Fun with Infinity

As you may or may not know, dear reader, I write about more than politics. I teach 7th grade math, and I was telling my students that there are certain philosophic topics that are still confusing to professional philosophers but so simple enough to state that children can discuss them productively. One is the Liar’s Paradox, which is nice for a church school because Paul alludes to it in his letter to Titus.¹ What “infinity” means is another. In this Substack I’ll talk about some ways to attack infinity.²

1. Think of infinity as a process, not a number

The symbol for infinity is ∞. The fact that in the 1600s John Wallis invented a symbol for it can deceive you.
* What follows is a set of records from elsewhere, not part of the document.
struct SoftmaxRun { float ps0, ps1, ea, eb; };
template <int J>
__device__ __forceinline__ void softmax_step(f32x8& half, uint32_t (&pk)[8], SoftmaxRun& st) {
    asm volatile("" : "+v"(half));
    const float a = __builtin_amdgcn_exp2f(half[2 * (J & 3)]);
    const float b = __builtin_amdgcn_exp2f(half[2 * (J & 3) + 1]);
    if (J == 1) { st.ps0 = st.ea; st.ps1 = st.eb; }
    if (J > 1) { st.ps0 += st.ea; st.ps1 += st.eb; }
    if (J > 0) {
        pk[J - 1] = pack_bf16(st.ea, st.eb);
        asm volatile("" : "+v"(pk[J - 1]));
    }
    st.ea = a;
    st.eb = b;
    if (J == 7) {
        pk[7] = pack_bf16(a, b);
        st.ps0 += a;
        st.ps1 += b;
        asm volatile("" : "+v"(pk[7]));
    }
    asm volatile("" : "+v"(st.ps0), "+v"(st.ps1), "+v"(st.ea), "+v"(st.eb));
}

template <int NW, int VAR = 0>
__global__ __launch_bounds__(NW * 64, 2) void attn3_kernel(AttnArgs p) {
    __shared__ __attribute__((aligned(16))) char smem[2 * STAGE_B];
    const int tid = threadIdx.x, lane = tid & 63;
    const int wid = __builtin_amdgcn_readfirstlane(tid >> 6);
    const int ql = lane & 31, hh = lane >> 5;
    constexpr int QT = NW * 64;
    int eb, hd, qt;
    {
        const int nwg = gridDim.x, orig = blockIdx.x;
        const int qn = nwg >> 3, rn = nwg & 7, xcd = orig & 7;
        const int item = (xcd < rn ? xcd * (qn + 1) : rn * (qn + 1) + (xcd - rn) * qn) + (orig >> 3);
        attn_work_item<QT>(p, item, eb, hd, qt);
    }
    const AttnEntry en = attn_entry(p, eb);
    const int b = en.buf;
    const int q0 = qt * QT + wid * 64 + ql;
    const int Lq = en.lq, Lk = en.lk;
    const int kvb = p.kv_batch_stride_zero ? 0 : b;
    const uint16_t* Qg = p.Q + (((int64_t)b * p.H + hd) * p.Lq_pad) * 64;
    const uint16_t* Kg = p.K + (((int64_t)kvb * p.H + hd) * p.Lk_pad) * 64;
    const uint16_t* Vtg = p.Vt + (((int64_t)kvb * p.H + hd) * 64) * (int64_t)p.Lk_pad;

    bf16x8 qf[2][4];
#pragma unroll
    for (int qb = 0; qb < 2; ++qb) {
        const int q = q0 + qb * 32;
        const int qrow = q < p.Lq_pad ? q : p.Lq_pad - 1;
#pragma unroll
        for (int ks = 0; ks < 4; ++ks)
            qf[qb][ks] = *reinterpret_cast<const bf16x8*>(Qg + (int64_t)qrow * 64 + ks * 16 + hh * 8);
    }
    if (!p.q_prescaled) {
        const float sc = p.scale * 1.4426950408889634f;
#pragma unroll
        for (int qb = 0; qb < 2; ++qb)
#pragma unroll
            for (int ks = 0; ks < 4; ++ks) {
                union { bf16x8 v; uint32_t u[4]; } w;
                w.v = qf[qb][ks];
#pragma unroll
                for (int e = 0; e < 4; ++e)
                    w.u[e] = pack_bf16(__uint_as_float(w.u[e] << 16) * sc, __uint_as_float(w.u[e] & 0xFFFF0000u) * sc);
                qf[qb][ks] = w.v;
            }
    }

    f32x16 o[2][2], negm[2];
    float m_run[2], l_run[2];
    unsigned long long sticky = 0;
    const unsigned long long valid_lanes[2] = {__ballot(q0 < Lq), __ballot(q0 + 32 < Lq)};

    int off[2];
#pragma unroll
    for (int rb = 0; rb < 2; ++rb) {
        const int row = rb * 32 + ql;
        off[rb] = row * 128 + ((hh ^ ((row >> 1) & 7)) << 4);
    }

    const int ntiles = (Lk + KV_TILE - 1) / KV_TILE;
    const int bias_key = en.bias_key;
    const float bias_l2 = p.ragged ? en.bias_log2 : 0.f;
    constexpr int PPW = 8 / NW;
    uint32_t koff[PPW], voff[PPW];
#pragma unroll
    for (int i = 0; i < PPW; ++i) {
        const int row = (wid * PPW + i) * 8 + (lane >> 3);
        const int kc = (lane & 7) ^ ((row >> 1) & 7);
        koff[i] = (uint32_t)(row * 64 + kc * 8) * 2u;
        voff[i] = ((uint32_t)row * (uint32_t)p.Lk_pad + (uint32_t)(kc * 8)) * 2u;
    }
    const uint32_t smem_lds = lds_address(smem);
    auto stage = [&](int t, char* dst) {
        const char* kt = reinterpret_cast<const char*>(Kg + (int64_t)t * (KV_TILE * 64));
        const char* vt = reinterpret_cast<const char*>(Vtg + (int64_t)t * KV_TILE);
#pragma unroll
        for (int i = 0; i < PPW; ++i) {
            if constexpr ((VAR & 4) != 0) {
                lds_dma16_unseen(kt, koff[i], smem_lds + (uint32_t)(dst - smem) + (wid * PPW + i) * 1024);
                lds_dma16_unseen(vt, voff[i], smem_lds + (uint32_t)(dst - smem) + TILE_B + (wid * PPW + i) * 1024);
                continue;
            }
            __builtin_amdgcn_global_load_lds((const __attribute__((address_space(1))) void*)(kt + (size_t)koff[i]),
                                             (__attribute__((address_space(3))) void*)(dst + (wid * PPW + i) * 1024), 16, 0, 0);
            __builtin_amdgcn_global_load_lds((const __attribute__((address_space(1))) void*)(vt + (size_t)voff[i]),
                                             (__attribute__((address_space(3))) void*)(dst + TILE_B + (wid * PPW + i) * 1024),
                                             16, 0, 0);
        }
    };
    const bool pad_tail = ntiles * KV_TILE > Lk;
    auto pass = [&](auto FAST) __attribute__((always_inline)) {
    constexpr bool kFast = decltype(FAST)::value;
#pragma unroll
    for (int qb = 0; qb < 2; ++qb) {
#pragma unroll
        for (int r = 0; r < 16; ++r) { o[qb][0][r] = 0.f; o[qb][1][r] = 0.f; negm[qb][r] = 0.f; }
        m_run[qb] = 0.f;
        l_run[qb] = 0.f;
    }
    stage(0, smem);
    asm volatile("s_waitcnt vmcnt(0)" ::: "memory");
    __syncthreads();

    auto tile = [&](auto masked, auto first, const int t) {
        const char* cur = smem + (t & 1) * STAGE_B;
        if constexpr ((VAR & 4) != 0) __builtin_amdgcn_s_waitcnt(0x0F70);
        if (t + 1 < ntiles) stage(t + 1, smem + ((t + 1) & 1) * STAGE_B);
        if constexpr ((VAR & 2) != 0 && kFast && !decltype(masked)::value && !decltype(first)::value) {
            auto ldk = [&](int kb, int ks) { return *reinterpret_cast<const bf16x8*>(cur + (off[kb] ^ (ks << 5))); };
            auto ldv = [&](int kb, int i) {
                return *reinterpret_cast<const bf16x8*>(cur + TILE_B + (off[i & 1] ^ ((2 * kb + (i >> 1)) << 5)));
            };
            auto pfrag = [&](const uint32_t (&pk)[8], int ks2) {
                union { uint32_t u[4]; bf16x8 v; } pf;
#pragma unroll
                for (int e = 0; e < 4; ++e) pf.u[e] = pk[4 * ks2 + e];
                return pf.v;
            };
            auto finish = [&](int qb, const SoftmaxRun& ps) {
                const float psum = ps.ps0 + ps.ps1;
                l_run[qb] += psum;
                sticky |= __ballot(!(psum <= PSUM_LIMIT2)) & valid_lanes[qb];
            };
#define R3G_GAP() __builtin_amdgcn_sched_barrier(0)
            f32x16 s00, s10, s01, s11;
            uint32_t pk00[8], pk10[8], pk01[8], pk11[8];
            SoftmaxRun ps;
            f32x8 h;
            bf16x8 fa[4], fb[4], fc[4], fd[4], fe[4], ff[4];
#pragma unroll
            for (int i = 0; i < 4; ++i) fa[i] = ldk(0, i);
            s00 = mfma_32x32x16_fresh(fa[0], qf[0][0], negm[0]); R3G_GAP();
            s00 = __builtin_amdgcn_mfma_f32_32x32x16_bf16(fa[1], qf[0][1], s00, 0, 0, 0); R3G_GAP();
            s00 = __builtin_amdgcn_mfma_f32_32x32x16_bf16(fa[2], qf[0][2], s00, 0, 0, 0); R3G_GAP();
            s00 = __builtin_amdgcn_mfma_f32_32x32x16_bf16(fa[3], qf[0][3], s00, 0, 0, 0); R3G_GAP();
            s10 = mfma_32x32x16_fresh(fa[0], qf[1][0], negm[1]); h = s00.lo; softmax_step<0>(h, pk00, ps); R3G_GAP();
            s10 = __builtin_amdgcn_mfma_f32_32x32x16_bf16(fa[1], qf[1][1], s10, 0, 0, 0); softmax_step<1>(h, pk00, ps); R3G_GAP();
            s10 = __builtin_amdgcn_mfma_f32_32x32x16_bf16(fa[2], qf[1][2], s10, 0, 0, 0); softmax_step<2>(h, pk00, ps); fb[0] = ldk(1, 0); R3G_GAP();
            s10 = __builtin_amdgcn_mfma_f32_32x32x16_bf16(fa[3], qf[1][3], s10, 0, 0, 0); softmax_step<3>(h, pk00, ps); fb[1] = ldk(1, 1); R3G_GAP();
            s01 = mfma_32x32x16_fresh(fb[0], qf[0][0], negm[0]); h = s00.hi; softmax_step<4>(h, pk00, ps); fb[2] = ldk(1, 2); R3G_GAP();
            s01 = __builtin_amdgcn_mfma_f32_32x32x16_bf16(fb[1], qf[0][1], s01, 0, 0, 0); softmax_step<5>(h, pk00, ps); fb[3] = ldk(1, 3); R3G_GAP();
            s01 = __builtin_amdgcn_mfma_f32_32x32x16_bf16(fb[2], qf[0][2], s01, 0, 0, 0); softmax_step<6>(h, pk00, ps); fc[0] = ldv(0, 0); R3G_GAP();
            s01 = __builtin_amdgcn_mfma_f32_32x32x16_bf16(fb[3], qf[0][3], s01, 0, 0, 0); softmax_step<7>(h, pk00, ps); fc[1] = ldv(0, 1); finish(0, ps); R3G_GAP();
            o[0][0] = __builtin_amdgcn_mfma_f32_32x32x16_bf16(fc[0], pfrag(pk00, 0), o[0][0], 0, 0, 0); h = s10.lo; softmax_step<0>(h, pk10, ps); fc[2] = ldv(0, 2); R3G_GAP();
            o[0][1] = __builtin_amdgcn_mfma_f32_32x32x16_bf16(fc[1], pfrag(pk00, 0), o[0][1], 0, 0, 0); softmax_step<1>(h, pk10, ps); fc[3] = ldv(0, 3); R3G_GAP();
            o[0][0] = __builtin_amdgcn_mfma_f32_32x32x16_bf16(fc[2], pfrag(pk00, 1), o[0][0], 0, 0, 0); softmax_step<2>(h, pk10, ps); fd[0] = ldk(1, 0); R3G_GAP();
            o[0][1] = __builtin_amdgcn_mfma_f32_32x32x16_bf16(fc[3], pfrag(pk00, 1), o[0][1], 0, 0, 0); softmax_step<3>(h, pk10, ps); fd[1] = ldk(1, 1); R3G_GAP();
            s11 = mfma_32x32x16_fresh(fd[0], qf[1][0], negm[1]); h = s10.hi; softmax_step<4>(h, pk10, ps); fd[2] = ldk(1, 2); R3G_GAP();
            s11 = __builtin_amdgcn_mfma_f32_32x32x16_bf16(fd[1], qf[1][1], s11, 0, 0, 0); softmax_step<5>(h, pk10, ps); fd[3] = ldk(1, 3); R3G_GAP();
            s11 = __builtin_amdgcn_mfma_f32_32x32x16_bf16(fd[2], qf[1][2], s11, 0, 0, 0); softmax_step<6>(h, pk10, ps); fe[0] = ldv(0, 0); R3G_GAP();
            s11 = __builtin_amdgcn_mfma_f32_32x32x16_bf16(fd[3], qf[1][3], s11, 0, 0, 0); softmax_step<7>(h, pk10, ps); fe[1] = ldv(0, 1); finish(1, ps); R3G_GAP();
            o[1][0] = __builtin_amdgcn_mfma_f32_32x32x16_bf16(fe[0], pfrag(pk10, 0), o[1][0], 0, 0, 0); h = s01.lo; softmax_step<0>(h, pk01, ps); fe[2] = ldv(0, 2); R3G_GAP();
            o[1][1] = __builtin_amdgcn_mfma_f32_32x32x16_bf16(fe[1], pfrag(pk10, 0), o[1][1], 0, 0, 0); softmax_step<1>(h, pk01, ps); fe[3] = ldv(0, 3); R3G_GAP();
            o[1][0] = __builtin_amdgcn_mfma_f32_32x32x16_bf16(fe[2], pfrag(pk10, 1), o[1][0], 0, 0, 0); softmax_step<2>(h, pk01, ps); ff[0] = ldv(1, 0); R3G_GAP();
            o[1][1] = __builtin_amdgcn_mfma_f32_32x32x16_bf16(fe[3], pfrag(pk10, 1), o[1][1], 0, 0, 0); softmax_step<3>(h, pk01, ps); ff[1] = ldv(1, 1); R3G_GAP();
            ff[2] = ldv(1, 2); ff[3] = ldv(1, 3);
            h = s01.hi; softmax_step<4>(h, pk01, ps); softmax_step<5>(h, pk01, ps); softmax_step<6>(h, pk01, ps); softmax_step<7>(h, pk01, ps); finish(0, ps); R3G_GAP();
            o[0][0] = __builtin_amdgcn_mfma_f32_32x32x16_bf16(ff[0], pfrag(pk01, 0), o[0][0], 0, 0, 0); h = s11.lo; softmax_step<0>(h, pk11, ps); R3G_GAP();
            o[0][1] = __builtin_amdgcn_mfma_f32_32x32x16_bf16(ff[1], pfrag(pk01, 0), o[0][1], 0, 0, 0); softmax_step<1>(h, pk11, ps); R3G_GAP();
            o[0][0] = __builtin_amdgcn_mfma_f32_32x32x16_bf16(ff[2], pfrag(pk01, 1), o[0][0], 0, 0, 0); softmax_step<2>(h, pk11, ps); R3G_GAP();
            o[0][1] = __builtin_amdgcn_mfma_f32_32x32x16_bf16(ff[3], pfrag(pk01, 1), o[0][1], 0, 0, 0); softmax_step<3>(h, pk11, ps); R3G_GAP();
            h = s11.hi; softmax_step<4>(h, pk11, ps); softmax_step<5>(h, pk11, ps); softmax_step<6>(h, pk11, ps); softmax_step<7>(h, pk11, ps); finish(1, ps); R3G_GAP();
            o[1][0] = __builtin_amdgcn_mfma_f32_32x32x16_bf16(ff[0], pfrag(pk11, 0), o[1][0], 0, 0, 0);
            o[1][1] = __builtin_amdgcn_mfma_f32_32x32x16_bf16(ff[1], pfrag(pk11, 0), o[1][1], 0, 0, 0);
            o[1][0] = __builtin_amdgcn_mfma_f32_32x32x16_bf16(ff[2], pfrag(pk11, 1), o[1][0], 0, 0, 0);
            o[1][1] = __builtin_amdgcn_mfma_f32_32x32x16_bf16(ff[3], pfrag(pk11, 1), o[1][1], 0, 0, 0);
#undef R3G_GAP
        } else {
#pragma unroll
        for (int kb = 0; kb < 2; ++kb) {
            constexpr bool kFirst = decltype(first)::value;
            const bool first_block = kFirst && kb == 0;
            bf16x8 kf[4];
#pragma unroll
            for (int ks = 0; ks < 4; ++ks) kf[ks] = *reinterpret_cast<const bf16x8*>(cur + (off[kb] ^ (ks << 5)));
            f32x16 s[2];
            if (first_block) {
                f32x16 z;
#pragma unroll
                for (int r = 0; r < 16; ++r) z[r] = 0.f;
                s[0] = __builtin_amdgcn_mfma_f32_32x32x16_bf16(kf[0], qf[0][0], z, 0, 0, 0);
                s[1] = __builtin_amdgcn_mfma_f32_32x32x16_bf16(kf[0], qf[1][0], z, 0, 0, 0);
            } else {
                s[0] = mfma_32x32x16_fresh(kf[0], qf[0][0], negm[0]);
                s[1] = mfma_32x32x16_fresh(kf[0], qf[1][0], negm[1]);
            }
#pragma unroll
            for (int ks = 1; ks < 4; ++ks) {
                s[0] = __builtin_amdgcn_mfma_f32_32x32x16_bf16(kf[ks], qf[0][ks], s[0], 0, 0, 0);
                s[1] = __builtin_amdgcn_mfma_f32_32x32x16_bf16(kf[ks], qf[1][ks], s[1], 0, 0, 0);
            }
            uint32_t pk[2][8];
#pragma unroll
            for (int qb = 0; qb < 2; ++qb) {
                f32x16& sq = s[qb];
                if constexpr (decltype(masked)::value) {
                    const int key_base = t * KV_TILE + kb * 32 + 4 * hh;
#pragma unroll
                    for (int r = 0; r < 16; ++r) {
                        const int key = key_base + (r & 3) + 8 * (r >> 2);
                        if (key >= Lk) sq[r] = -INFINITY;
                        else if (key == bias_key) sq[r] += bias_l2;
                    }
                }
                float mx = 0.f;
                if (first_block || !kFast) {
                    mx = fmaxf(sq[0], sq[1]);
#pragma unroll
                    for (int r = 2; r < 16; r += 2) mx = fmaxf(fmaxf(mx, sq[r]), sq[r + 1]);
                }
                if (first_block) {
                    m_run[qb] = half_max(mx);
#pragma unroll
                    for (int r = 0; r < 16; ++r) { negm[qb][r] = -m_run[qb]; sq[r] -= m_run[qb]; }
                } else if (!kFast && __any(q0 + qb * 32 < Lq && !(mx <= SCORE_LIMIT))) {
                    const float grow = fmaxf(half_max(mx), 0.f);
                    const float alpha = __builtin_amdgcn_exp2f(-grow);
                    m_run[qb] += grow;
                    l_run[qb] *= alpha;
#pragma unroll
                    for (int r = 0; r < 16; ++r) {
                        o[qb][0][r] *= alpha;
                        o[qb][1][r] *= alpha;
                        negm[qb][r] -= grow;
                        sq[r] -= grow;
                    }
                }
                float pe[16];
#pragma unroll
                for (int r = 0; r < 16; ++r) pe[r] = __builtin_amdgcn_exp2f(sq[r]);
#pragma unroll
                for (int e = 0; e < 8; ++e) pk[qb][e] = pack_bf16(pe[2 * e], pe[2 * e + 1]);
                const float psum = sum16(pe);
                l_run[qb] += psum;
                if (kFast && !first_block) sticky |= __ballot(!(psum <= PSUM_LIMIT2)) & valid_lanes[qb];
            }
#pragma unroll
            for (int ks2 = 0; ks2 < 2; ++ks2) {
                union { uint32_t u[4]; bf16x8 v; } pf[2];
#pragma unroll
                for (int qb = 0; qb < 2; ++qb)
#pragma unroll
                    for (int e = 0; e < 4; ++e) pf[qb].u[e] = pk[qb][4 * ks2 + e];
#pragma unroll
                for (int db = 0; db < 2; ++db) {
                    const bf16x8 vf = *reinterpret_cast<const bf16x8*>(cur + TILE_B + (off[db] ^ ((2 * kb + ks2) << 5)));
                    o[0][db] = __builtin_amdgcn_mfma_f32_32x32x16_bf16(vf, pf[0].v, o[0][db], 0, 0, 0);
                    o[1][db] = __builtin_amdgcn_mfma_f32_32x32x16_bf16(vf, pf[1].v, o[1][db], 0, 0, 0);
                }
            }
        }
        }
        asm volatile("s_waitcnt vmcnt(0)" ::: "memory");
        __syncthreads();
    };
    if (ntiles == 1) {
        if (pad_tail) tile(std::true_type{}, std::true_type{}, 0);
        else tile(std::false_type{}, std::true_type{}, 0);
    } else {
        tile(std::false_type{}, std::true_type{}, 0);
        for (int t = 1; t < ntiles - 1; ++t) tile(std::false_type{}, std::false_type{}, t);
        if (pad_tail) tile(std::true_type{}, std::false_type{}, ntiles - 1);
        else tile(std::false_type{}, std::false_type{}, ntiles - 1);
    }
    };
    if constexpr ((VAR & 1) != 0) {
        pass(std::true_type{});
        if (__syncthreads_or(sticky != 0)) pass(std::false_type{});
    } else {
        pass(std::false_type{});
    }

It isn’t like pi, π, which is the value of the diameter of a circle divded by its circumference, which is a number close to 3.14159. Think of infinity as a process, as a story, not a number. For example, when I say that I want to talk about all the numbers from 5 to ∞, and write the interval [5, ∞), what I really mean is that I want to talk about all the numbers starting from 5 and going up as far as you could ever talk about and beyond.

Euclid’s postulate for this was that the geometer can draw a straight line as far as he wants and he’ll never run out of table space. In the same way, when I say to add up the numbers from 1 to infinity, I mean you need to keep adding forever. Every infinity is a story of someone having to something forever and still not getting to the end. Often, though, it means doing something forever and what you keep getting closer and closer to but slower and slower.

Since infinity is not a number, you can’t do arithmetic with it. Suppose you tried. You’d get ∞ + 61 = ∞. But if that’s true, then it follows that ∞ + 61 - ∞ = ∞ - ∞, and then 61 = 0, which is stupid. So you can’t do addition, and subtraction has the sample problem.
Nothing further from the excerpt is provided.